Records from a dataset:
* * * *

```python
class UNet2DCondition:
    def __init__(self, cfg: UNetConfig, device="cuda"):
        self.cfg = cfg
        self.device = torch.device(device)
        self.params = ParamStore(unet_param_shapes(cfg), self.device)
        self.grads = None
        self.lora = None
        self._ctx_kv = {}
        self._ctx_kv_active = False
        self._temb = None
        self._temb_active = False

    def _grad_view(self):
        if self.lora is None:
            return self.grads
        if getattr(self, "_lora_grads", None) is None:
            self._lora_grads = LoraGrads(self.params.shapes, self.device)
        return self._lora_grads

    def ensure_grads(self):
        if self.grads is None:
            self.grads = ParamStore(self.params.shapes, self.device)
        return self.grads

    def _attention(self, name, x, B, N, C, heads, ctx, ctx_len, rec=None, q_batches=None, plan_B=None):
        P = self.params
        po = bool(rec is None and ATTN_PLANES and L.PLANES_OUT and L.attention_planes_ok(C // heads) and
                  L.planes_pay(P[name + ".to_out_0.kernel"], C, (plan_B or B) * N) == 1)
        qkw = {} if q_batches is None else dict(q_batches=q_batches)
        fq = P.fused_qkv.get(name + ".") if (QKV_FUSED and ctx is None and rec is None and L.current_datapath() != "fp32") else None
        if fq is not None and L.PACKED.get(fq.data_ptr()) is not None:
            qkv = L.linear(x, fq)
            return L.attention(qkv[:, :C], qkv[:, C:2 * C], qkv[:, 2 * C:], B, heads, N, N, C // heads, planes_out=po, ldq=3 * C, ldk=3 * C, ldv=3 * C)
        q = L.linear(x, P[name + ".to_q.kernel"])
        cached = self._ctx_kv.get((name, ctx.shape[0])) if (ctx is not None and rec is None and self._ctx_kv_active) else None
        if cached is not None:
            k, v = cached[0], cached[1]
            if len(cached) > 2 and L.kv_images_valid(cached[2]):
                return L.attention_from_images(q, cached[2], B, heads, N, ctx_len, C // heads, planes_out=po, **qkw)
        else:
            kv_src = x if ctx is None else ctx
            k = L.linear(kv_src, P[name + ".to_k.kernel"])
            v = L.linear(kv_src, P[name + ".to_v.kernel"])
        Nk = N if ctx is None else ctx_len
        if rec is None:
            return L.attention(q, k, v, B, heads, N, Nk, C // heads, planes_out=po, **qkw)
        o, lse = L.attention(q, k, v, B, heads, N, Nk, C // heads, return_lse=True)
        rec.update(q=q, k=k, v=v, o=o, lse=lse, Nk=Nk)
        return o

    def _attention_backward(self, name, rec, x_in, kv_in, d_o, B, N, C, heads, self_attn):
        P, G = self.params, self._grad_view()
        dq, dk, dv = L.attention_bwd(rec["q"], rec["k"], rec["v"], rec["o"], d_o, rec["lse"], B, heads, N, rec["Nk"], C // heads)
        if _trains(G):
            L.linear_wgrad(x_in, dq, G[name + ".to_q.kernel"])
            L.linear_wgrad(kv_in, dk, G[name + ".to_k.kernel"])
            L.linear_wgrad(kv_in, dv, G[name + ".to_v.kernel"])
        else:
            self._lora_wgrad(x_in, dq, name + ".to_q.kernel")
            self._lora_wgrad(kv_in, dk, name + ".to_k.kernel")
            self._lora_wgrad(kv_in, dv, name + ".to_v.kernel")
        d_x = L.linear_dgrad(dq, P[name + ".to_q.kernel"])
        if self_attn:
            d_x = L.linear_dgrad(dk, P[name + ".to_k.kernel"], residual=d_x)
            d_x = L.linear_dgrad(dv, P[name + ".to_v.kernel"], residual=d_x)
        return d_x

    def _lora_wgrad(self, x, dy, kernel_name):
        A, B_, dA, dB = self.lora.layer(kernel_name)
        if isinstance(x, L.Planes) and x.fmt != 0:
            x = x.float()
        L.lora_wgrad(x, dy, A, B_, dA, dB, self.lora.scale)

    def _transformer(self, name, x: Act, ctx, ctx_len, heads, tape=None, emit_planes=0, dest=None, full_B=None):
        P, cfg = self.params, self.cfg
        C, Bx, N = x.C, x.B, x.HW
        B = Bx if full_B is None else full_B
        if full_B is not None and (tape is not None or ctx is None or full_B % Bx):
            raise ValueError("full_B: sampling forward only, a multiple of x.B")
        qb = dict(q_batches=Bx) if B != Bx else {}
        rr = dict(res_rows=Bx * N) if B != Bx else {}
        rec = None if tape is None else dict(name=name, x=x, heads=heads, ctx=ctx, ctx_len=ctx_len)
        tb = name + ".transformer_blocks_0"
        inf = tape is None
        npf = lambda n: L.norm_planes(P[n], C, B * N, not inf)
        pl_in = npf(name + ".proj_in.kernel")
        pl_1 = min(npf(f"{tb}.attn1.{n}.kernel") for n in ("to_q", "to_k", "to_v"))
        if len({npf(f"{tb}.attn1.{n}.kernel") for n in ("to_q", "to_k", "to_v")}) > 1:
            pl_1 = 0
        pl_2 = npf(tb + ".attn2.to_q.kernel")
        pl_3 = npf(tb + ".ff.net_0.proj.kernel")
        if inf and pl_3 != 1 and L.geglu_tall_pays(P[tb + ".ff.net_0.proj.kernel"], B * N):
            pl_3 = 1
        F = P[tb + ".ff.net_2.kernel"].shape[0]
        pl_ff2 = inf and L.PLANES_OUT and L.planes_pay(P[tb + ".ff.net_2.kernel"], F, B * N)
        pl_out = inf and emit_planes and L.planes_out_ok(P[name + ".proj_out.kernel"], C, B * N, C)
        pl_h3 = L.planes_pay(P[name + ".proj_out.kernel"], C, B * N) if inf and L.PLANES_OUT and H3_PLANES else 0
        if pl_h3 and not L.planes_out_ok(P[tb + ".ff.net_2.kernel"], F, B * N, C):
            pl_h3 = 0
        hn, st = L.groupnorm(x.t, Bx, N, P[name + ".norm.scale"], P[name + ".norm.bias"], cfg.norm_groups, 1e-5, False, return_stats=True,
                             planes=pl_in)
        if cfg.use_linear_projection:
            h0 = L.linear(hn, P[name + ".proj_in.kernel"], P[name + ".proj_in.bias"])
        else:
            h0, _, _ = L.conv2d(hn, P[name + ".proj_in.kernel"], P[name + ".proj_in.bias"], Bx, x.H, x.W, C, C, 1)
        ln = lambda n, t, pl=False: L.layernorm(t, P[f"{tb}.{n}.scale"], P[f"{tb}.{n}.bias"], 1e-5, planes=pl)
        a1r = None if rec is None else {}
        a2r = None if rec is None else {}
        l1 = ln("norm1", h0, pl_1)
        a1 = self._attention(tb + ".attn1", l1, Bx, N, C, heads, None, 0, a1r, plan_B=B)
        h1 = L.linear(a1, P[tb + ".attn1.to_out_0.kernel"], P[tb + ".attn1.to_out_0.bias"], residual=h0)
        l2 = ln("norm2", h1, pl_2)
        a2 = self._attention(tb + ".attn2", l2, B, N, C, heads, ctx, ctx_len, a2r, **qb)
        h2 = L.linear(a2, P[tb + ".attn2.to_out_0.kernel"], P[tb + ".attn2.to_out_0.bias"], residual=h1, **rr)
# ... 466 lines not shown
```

* * * *

> **Task goal**
Lines holding the word "dict" are the answer; copy every one from the records above.

> **Reply**
        qkw = {} if q_batches is None else dict(q_batches=q_batches)
        qb = dict(q_batches=Bx) if B != Bx else {}
        rr = dict(res_rows=Bx * N) if B != Bx else {}
        rec = None if tape is None else dict(name=name, x=x, heads=heads, ctx=ctx, ctx_len=ctx_len)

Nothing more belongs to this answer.